Stored data:

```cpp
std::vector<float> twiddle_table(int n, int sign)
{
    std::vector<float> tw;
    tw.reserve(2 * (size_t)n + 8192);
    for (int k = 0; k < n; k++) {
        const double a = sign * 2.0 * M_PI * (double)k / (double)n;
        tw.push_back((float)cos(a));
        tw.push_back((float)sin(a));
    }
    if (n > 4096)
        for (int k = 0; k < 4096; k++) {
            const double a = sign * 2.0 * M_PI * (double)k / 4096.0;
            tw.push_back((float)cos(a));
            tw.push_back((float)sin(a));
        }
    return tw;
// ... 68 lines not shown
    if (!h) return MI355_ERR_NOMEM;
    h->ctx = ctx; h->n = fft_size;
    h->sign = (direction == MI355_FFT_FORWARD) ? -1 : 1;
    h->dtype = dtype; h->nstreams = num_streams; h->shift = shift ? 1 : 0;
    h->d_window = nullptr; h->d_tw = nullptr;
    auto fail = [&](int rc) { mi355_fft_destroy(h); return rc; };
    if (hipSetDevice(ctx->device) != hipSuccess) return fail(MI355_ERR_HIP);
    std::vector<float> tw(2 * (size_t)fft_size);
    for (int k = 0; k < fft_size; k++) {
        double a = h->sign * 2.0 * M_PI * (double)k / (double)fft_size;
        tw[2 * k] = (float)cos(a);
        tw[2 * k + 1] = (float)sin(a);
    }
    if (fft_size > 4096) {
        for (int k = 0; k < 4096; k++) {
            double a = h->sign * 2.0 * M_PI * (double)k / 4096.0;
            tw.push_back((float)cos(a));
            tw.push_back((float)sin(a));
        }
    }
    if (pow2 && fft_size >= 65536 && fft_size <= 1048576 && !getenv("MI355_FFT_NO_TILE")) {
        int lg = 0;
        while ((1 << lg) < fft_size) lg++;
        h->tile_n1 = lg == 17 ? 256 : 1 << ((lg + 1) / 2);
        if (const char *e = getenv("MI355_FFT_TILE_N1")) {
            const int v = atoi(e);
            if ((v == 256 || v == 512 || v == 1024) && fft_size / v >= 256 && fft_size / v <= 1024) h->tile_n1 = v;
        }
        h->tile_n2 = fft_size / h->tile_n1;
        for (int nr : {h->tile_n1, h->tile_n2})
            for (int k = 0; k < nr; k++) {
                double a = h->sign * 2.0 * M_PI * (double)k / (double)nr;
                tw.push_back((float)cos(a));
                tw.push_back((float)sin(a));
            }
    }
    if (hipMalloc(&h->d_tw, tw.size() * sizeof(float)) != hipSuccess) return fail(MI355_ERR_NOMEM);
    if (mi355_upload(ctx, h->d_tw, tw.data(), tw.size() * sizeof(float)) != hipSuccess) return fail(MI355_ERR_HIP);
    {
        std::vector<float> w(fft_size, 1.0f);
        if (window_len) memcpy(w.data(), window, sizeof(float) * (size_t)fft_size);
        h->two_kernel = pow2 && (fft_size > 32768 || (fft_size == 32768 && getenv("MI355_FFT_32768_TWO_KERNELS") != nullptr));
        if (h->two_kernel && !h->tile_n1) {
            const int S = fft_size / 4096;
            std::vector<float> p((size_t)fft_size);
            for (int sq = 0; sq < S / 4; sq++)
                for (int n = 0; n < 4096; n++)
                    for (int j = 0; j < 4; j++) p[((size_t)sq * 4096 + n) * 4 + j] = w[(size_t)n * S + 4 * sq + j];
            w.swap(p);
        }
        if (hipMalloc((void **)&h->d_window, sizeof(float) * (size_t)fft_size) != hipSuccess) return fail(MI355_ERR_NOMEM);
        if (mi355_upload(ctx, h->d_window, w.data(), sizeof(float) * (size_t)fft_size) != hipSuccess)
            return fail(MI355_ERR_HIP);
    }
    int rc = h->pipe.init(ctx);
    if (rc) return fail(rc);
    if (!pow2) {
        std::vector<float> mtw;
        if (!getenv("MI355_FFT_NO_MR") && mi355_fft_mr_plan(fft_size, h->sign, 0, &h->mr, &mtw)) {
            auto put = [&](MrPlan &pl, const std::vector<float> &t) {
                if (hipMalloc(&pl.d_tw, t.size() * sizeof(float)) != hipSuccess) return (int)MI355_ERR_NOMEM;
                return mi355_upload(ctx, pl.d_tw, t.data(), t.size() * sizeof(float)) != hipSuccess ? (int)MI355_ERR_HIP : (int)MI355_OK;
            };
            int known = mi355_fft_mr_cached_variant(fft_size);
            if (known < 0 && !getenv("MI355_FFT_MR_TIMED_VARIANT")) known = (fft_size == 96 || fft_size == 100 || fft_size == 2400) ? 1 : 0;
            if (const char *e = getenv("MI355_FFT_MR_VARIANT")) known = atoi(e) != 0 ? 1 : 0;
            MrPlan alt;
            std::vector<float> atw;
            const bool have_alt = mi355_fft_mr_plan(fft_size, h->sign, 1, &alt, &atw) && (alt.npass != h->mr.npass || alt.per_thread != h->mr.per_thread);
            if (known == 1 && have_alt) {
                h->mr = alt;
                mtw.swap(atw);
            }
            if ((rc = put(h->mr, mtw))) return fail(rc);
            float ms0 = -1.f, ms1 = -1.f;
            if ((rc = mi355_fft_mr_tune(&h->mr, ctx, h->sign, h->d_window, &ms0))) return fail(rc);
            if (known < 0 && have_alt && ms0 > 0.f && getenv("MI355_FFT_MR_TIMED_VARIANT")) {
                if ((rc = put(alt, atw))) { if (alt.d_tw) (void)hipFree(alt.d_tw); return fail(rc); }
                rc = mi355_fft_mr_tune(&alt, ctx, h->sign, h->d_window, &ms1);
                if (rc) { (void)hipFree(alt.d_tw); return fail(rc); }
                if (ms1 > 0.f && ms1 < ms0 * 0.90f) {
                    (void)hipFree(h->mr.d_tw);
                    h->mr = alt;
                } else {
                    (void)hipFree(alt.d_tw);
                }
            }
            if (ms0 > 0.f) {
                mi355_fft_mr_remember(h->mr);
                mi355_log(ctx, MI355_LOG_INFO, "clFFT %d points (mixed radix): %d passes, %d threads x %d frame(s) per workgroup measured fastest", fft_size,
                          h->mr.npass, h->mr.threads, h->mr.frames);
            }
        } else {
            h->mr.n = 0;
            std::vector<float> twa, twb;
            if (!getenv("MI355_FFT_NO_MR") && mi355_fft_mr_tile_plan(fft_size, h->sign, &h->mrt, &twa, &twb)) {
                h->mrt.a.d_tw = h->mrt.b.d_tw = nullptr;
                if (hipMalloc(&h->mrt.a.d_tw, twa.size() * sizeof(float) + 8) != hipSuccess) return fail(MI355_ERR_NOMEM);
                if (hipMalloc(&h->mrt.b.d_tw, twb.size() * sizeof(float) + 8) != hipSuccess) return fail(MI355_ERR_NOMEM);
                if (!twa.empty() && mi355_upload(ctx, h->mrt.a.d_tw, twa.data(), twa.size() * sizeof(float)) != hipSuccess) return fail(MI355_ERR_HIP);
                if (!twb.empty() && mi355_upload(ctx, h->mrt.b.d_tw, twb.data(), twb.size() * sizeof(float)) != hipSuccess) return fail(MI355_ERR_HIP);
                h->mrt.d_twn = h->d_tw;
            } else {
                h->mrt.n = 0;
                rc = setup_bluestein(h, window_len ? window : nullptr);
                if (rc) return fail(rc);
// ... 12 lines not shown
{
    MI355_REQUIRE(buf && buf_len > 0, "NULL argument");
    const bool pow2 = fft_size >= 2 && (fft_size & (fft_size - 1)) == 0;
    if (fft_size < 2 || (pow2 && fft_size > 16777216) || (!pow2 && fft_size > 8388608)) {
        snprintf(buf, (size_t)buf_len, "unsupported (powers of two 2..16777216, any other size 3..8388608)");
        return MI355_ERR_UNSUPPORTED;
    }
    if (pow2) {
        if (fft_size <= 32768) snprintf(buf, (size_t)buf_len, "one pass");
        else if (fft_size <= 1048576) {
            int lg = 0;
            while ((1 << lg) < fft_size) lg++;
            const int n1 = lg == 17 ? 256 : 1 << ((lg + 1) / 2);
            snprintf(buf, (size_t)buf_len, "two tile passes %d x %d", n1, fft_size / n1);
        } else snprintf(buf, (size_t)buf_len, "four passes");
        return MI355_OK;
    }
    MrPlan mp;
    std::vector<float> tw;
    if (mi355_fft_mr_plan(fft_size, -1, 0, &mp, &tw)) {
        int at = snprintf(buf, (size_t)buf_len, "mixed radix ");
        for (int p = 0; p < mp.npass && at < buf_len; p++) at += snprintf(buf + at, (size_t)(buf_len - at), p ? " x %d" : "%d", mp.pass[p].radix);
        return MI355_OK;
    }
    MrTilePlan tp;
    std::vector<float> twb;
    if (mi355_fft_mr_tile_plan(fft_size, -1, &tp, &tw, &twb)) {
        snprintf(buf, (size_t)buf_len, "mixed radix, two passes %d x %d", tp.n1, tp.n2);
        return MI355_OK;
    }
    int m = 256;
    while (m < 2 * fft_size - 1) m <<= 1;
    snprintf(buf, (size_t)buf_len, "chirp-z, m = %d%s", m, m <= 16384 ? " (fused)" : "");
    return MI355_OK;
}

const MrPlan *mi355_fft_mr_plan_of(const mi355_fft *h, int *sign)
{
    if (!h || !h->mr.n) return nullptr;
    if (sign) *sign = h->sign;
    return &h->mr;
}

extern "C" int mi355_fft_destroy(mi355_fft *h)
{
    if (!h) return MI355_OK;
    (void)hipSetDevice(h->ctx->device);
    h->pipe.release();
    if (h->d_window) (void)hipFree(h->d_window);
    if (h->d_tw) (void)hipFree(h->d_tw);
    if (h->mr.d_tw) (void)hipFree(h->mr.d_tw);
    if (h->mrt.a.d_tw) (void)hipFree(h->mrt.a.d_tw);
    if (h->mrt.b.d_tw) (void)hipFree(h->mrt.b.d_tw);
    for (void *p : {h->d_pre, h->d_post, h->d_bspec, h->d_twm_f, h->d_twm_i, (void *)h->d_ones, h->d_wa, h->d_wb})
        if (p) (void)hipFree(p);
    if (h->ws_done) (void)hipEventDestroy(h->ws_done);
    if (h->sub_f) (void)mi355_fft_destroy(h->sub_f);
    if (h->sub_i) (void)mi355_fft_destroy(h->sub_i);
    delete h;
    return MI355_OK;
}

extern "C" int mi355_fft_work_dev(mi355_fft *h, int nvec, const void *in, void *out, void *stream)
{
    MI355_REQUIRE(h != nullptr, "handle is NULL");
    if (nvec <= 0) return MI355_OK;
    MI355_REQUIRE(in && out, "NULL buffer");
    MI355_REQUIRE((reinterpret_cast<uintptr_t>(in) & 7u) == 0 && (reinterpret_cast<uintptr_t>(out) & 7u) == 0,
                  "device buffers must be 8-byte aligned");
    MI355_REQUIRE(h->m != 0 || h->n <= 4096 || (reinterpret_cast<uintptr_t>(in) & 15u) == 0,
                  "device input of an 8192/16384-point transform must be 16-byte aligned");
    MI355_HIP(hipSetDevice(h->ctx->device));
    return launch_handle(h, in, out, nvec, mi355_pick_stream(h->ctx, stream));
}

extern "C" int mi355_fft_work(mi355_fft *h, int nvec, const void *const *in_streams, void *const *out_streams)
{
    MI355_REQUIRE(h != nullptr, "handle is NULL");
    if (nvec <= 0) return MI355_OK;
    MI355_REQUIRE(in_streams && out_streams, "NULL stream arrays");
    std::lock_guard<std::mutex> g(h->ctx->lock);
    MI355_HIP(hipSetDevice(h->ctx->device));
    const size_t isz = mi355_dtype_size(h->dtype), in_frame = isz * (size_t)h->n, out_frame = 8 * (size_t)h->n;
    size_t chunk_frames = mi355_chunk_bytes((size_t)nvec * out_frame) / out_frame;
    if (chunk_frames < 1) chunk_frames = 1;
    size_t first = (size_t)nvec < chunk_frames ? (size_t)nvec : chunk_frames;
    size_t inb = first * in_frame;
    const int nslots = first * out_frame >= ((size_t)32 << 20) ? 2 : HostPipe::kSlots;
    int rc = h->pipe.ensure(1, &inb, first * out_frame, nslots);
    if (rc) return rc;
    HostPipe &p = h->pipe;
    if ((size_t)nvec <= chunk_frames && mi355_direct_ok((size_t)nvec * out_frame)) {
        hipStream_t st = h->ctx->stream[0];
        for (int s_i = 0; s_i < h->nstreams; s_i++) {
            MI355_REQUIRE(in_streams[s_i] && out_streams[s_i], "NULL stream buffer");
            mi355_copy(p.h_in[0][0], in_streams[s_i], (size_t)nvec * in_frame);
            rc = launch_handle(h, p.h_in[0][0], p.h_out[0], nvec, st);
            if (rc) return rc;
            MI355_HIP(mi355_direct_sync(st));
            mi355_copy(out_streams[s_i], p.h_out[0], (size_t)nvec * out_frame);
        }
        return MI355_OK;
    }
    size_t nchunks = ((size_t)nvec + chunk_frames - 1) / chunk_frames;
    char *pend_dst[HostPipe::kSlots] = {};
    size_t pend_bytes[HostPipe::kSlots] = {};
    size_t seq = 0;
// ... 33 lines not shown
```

---

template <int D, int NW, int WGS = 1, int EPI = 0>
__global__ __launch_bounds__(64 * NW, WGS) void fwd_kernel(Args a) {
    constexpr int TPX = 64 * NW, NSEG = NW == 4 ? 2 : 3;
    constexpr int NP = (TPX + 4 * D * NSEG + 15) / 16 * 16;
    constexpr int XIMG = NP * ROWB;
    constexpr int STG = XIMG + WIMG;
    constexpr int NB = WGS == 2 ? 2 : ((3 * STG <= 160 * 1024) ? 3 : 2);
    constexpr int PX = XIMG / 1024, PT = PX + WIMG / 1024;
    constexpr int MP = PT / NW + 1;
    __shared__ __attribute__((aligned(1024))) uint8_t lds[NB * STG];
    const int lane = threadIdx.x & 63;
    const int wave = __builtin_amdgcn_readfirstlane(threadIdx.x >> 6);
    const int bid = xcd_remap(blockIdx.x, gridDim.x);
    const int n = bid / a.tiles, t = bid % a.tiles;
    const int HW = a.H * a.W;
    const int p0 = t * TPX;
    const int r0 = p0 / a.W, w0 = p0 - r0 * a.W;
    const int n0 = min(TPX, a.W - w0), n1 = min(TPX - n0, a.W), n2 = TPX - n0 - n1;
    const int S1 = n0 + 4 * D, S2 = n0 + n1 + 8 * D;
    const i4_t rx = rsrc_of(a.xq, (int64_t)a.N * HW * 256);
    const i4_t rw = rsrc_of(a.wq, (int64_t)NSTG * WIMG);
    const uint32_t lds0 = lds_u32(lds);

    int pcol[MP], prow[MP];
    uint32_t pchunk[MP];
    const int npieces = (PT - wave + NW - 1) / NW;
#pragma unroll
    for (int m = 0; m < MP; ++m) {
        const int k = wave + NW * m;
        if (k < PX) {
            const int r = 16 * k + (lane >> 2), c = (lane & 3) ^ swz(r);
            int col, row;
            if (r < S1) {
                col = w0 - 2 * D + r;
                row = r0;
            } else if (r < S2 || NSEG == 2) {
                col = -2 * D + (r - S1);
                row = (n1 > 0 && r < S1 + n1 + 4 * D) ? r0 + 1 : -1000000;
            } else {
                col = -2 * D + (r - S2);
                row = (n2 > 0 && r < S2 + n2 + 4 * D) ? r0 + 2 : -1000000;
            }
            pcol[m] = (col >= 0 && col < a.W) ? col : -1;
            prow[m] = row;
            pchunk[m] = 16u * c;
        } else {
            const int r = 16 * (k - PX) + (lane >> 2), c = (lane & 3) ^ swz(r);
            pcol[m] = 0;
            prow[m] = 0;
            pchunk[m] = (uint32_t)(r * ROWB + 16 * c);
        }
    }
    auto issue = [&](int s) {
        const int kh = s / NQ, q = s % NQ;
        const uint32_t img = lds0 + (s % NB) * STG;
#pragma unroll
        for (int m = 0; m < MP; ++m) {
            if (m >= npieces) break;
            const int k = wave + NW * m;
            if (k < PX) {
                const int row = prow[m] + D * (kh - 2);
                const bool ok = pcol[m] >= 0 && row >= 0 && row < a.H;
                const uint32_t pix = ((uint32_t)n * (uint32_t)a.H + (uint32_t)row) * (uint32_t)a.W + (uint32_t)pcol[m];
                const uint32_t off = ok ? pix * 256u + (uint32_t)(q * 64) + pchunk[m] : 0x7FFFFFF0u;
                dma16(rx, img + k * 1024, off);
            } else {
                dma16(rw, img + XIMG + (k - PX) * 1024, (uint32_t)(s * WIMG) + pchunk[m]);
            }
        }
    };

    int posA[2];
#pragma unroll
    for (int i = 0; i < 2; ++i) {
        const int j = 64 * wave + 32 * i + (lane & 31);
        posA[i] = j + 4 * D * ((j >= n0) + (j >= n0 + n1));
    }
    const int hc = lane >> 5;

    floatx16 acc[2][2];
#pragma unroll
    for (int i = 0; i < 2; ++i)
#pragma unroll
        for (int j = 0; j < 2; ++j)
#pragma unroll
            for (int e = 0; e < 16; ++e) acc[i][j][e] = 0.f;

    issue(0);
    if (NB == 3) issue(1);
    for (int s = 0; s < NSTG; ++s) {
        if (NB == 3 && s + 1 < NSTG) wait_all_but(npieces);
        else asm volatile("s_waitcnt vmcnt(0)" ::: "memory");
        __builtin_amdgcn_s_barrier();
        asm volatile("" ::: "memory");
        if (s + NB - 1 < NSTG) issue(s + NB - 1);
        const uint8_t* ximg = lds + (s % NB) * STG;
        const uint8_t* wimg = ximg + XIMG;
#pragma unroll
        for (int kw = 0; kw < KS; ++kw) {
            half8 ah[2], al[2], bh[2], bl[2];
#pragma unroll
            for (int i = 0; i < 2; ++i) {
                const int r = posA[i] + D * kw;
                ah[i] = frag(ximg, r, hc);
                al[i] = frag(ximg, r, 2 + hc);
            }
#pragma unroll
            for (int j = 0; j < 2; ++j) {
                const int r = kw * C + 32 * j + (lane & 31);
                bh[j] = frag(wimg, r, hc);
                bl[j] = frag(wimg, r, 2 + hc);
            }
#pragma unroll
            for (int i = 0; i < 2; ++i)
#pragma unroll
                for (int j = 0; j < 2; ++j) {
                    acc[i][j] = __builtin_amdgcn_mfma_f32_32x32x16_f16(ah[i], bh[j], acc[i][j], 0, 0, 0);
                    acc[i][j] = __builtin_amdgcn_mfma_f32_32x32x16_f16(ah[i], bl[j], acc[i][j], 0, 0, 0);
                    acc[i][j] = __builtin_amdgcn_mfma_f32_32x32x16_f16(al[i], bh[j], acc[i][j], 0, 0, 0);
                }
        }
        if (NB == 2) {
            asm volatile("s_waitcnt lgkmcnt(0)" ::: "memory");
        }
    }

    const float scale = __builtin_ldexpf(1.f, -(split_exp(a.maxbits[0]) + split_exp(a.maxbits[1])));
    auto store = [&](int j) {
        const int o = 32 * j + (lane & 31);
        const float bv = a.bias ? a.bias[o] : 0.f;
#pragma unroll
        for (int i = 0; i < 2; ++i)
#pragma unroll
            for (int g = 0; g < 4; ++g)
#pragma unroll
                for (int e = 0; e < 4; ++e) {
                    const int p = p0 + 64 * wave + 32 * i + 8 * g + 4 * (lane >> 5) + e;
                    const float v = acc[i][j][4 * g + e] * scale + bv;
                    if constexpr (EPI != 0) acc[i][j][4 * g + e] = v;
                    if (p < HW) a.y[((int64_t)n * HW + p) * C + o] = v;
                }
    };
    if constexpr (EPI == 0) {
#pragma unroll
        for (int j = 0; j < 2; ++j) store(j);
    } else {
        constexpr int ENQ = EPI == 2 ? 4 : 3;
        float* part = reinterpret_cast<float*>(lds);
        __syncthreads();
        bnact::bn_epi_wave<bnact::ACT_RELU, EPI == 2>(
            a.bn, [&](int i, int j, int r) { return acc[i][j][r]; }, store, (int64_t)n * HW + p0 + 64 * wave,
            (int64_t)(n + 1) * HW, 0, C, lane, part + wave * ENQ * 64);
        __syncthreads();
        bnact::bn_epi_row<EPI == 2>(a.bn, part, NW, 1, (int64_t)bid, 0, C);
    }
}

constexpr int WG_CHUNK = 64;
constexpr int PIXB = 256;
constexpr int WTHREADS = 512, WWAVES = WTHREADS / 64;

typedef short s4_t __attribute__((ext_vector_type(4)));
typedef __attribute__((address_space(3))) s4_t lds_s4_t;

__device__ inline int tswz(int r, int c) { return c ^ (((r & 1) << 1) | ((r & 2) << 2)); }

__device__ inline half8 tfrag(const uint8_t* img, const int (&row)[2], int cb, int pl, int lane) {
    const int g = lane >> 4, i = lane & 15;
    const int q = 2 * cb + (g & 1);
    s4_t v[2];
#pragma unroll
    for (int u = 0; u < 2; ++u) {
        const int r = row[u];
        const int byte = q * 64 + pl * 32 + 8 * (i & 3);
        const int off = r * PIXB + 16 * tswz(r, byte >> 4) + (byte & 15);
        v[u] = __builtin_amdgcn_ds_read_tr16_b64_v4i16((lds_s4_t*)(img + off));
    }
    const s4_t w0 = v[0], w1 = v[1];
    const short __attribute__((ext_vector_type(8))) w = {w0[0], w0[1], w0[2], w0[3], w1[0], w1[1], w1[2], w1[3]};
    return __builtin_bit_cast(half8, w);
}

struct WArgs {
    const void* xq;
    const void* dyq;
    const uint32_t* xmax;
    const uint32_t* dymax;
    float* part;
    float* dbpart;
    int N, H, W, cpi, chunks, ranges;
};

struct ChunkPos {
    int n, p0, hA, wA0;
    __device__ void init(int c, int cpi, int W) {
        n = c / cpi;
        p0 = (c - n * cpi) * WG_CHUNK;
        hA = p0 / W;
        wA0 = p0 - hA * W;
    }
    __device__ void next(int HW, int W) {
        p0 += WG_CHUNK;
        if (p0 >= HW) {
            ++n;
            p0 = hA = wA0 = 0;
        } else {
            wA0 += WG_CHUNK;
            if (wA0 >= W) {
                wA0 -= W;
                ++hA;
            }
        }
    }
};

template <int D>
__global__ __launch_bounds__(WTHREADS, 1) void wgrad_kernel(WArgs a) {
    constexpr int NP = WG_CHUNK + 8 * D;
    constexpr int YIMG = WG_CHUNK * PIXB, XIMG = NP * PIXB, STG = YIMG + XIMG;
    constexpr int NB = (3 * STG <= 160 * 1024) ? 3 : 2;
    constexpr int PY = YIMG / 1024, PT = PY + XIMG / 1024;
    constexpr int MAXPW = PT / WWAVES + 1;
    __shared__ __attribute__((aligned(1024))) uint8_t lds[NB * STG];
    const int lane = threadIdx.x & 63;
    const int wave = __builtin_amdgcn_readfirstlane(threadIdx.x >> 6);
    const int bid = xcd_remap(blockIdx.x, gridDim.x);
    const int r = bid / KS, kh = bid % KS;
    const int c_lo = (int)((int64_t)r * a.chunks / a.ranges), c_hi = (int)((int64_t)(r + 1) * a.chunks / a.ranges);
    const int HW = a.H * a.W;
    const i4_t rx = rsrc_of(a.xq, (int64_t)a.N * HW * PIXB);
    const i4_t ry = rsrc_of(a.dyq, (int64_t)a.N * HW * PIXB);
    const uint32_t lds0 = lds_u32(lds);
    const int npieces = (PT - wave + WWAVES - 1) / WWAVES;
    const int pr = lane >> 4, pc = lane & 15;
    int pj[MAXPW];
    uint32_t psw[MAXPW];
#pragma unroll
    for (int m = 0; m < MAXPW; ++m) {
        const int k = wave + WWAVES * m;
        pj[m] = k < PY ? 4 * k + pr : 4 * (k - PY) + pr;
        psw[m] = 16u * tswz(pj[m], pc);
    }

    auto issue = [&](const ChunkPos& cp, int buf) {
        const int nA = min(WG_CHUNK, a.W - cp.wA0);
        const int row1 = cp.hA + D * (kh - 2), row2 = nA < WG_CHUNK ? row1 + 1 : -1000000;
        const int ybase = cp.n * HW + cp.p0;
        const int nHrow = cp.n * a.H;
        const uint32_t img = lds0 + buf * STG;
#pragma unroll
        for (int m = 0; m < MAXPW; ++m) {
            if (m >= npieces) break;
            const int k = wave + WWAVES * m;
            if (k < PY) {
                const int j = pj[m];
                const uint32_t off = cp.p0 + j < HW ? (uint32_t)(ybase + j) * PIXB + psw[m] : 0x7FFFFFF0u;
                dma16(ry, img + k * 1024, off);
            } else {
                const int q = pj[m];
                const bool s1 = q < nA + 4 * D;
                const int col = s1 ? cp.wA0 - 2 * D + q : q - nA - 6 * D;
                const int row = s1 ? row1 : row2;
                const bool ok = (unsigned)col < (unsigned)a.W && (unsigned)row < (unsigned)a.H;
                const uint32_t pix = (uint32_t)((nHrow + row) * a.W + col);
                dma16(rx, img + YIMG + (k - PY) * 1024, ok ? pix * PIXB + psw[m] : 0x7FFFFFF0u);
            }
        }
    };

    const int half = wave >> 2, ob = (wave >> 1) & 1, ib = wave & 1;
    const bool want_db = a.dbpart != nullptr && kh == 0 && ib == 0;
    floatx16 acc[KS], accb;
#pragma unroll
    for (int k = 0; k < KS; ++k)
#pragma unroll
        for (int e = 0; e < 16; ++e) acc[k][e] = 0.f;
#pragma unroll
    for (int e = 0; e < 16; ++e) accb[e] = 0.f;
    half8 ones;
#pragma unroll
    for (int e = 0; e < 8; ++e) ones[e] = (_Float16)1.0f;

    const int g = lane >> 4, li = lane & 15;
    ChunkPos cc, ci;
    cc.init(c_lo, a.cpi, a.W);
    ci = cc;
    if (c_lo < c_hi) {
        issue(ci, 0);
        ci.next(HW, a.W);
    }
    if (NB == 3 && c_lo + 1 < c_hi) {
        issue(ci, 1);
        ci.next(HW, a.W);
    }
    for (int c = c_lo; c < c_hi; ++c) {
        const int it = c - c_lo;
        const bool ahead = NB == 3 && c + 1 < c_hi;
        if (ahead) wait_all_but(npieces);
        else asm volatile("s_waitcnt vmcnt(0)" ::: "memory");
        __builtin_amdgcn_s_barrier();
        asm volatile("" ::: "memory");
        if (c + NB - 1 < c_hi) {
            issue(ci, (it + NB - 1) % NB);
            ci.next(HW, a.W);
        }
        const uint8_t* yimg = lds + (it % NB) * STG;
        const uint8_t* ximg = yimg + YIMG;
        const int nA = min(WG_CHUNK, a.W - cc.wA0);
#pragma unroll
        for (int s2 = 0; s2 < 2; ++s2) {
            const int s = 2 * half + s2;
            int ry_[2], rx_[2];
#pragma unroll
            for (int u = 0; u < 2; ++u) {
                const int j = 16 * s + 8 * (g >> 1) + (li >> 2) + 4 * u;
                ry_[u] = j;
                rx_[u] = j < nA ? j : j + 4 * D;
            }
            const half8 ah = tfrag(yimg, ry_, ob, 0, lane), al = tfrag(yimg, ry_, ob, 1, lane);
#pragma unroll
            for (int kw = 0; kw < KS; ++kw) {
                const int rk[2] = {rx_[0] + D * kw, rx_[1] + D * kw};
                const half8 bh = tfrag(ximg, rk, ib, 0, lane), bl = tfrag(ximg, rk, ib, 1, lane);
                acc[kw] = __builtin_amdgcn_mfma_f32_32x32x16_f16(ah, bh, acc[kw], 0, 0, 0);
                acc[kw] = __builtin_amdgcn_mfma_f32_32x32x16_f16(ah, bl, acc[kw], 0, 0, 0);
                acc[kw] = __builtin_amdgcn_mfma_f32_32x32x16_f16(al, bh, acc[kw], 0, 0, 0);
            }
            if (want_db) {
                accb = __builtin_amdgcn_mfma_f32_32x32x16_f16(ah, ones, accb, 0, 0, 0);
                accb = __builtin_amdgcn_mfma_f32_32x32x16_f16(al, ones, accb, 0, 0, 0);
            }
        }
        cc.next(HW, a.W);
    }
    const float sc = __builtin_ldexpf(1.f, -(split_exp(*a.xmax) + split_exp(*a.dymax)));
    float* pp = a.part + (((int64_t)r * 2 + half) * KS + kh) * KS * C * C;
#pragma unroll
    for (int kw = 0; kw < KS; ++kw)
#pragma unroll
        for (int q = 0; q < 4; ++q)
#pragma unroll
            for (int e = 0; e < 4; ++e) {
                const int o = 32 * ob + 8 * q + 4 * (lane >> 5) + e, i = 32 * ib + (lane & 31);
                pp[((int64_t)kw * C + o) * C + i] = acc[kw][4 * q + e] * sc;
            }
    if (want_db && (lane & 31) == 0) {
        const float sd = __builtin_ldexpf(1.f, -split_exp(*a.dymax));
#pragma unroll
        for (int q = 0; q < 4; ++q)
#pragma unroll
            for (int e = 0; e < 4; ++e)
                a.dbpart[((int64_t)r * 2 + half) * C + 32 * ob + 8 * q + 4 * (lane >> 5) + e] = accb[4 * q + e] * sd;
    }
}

Task :: Across all the records, find the lines containing the word "radix" and reproduce each one.

Solved exercise ::
                mi355_log(ctx, MI355_LOG_INFO, "clFFT %d points (mixed radix): %d passes, %d threads x %d frame(s) per workgroup measured fastest", fft_size,
        int at = snprintf(buf, (size_t)buf_len, "mixed radix ");
        for (int p = 0; p < mp.npass && at < buf_len; p++) at += snprintf(buf + at, (size_t)(buf_len - at), p ? " x %d" : "%d", mp.pass[p].radix);
        snprintf(buf, (size_t)buf_len, "mixed radix, two passes %d x %d", tp.n1, tp.n2);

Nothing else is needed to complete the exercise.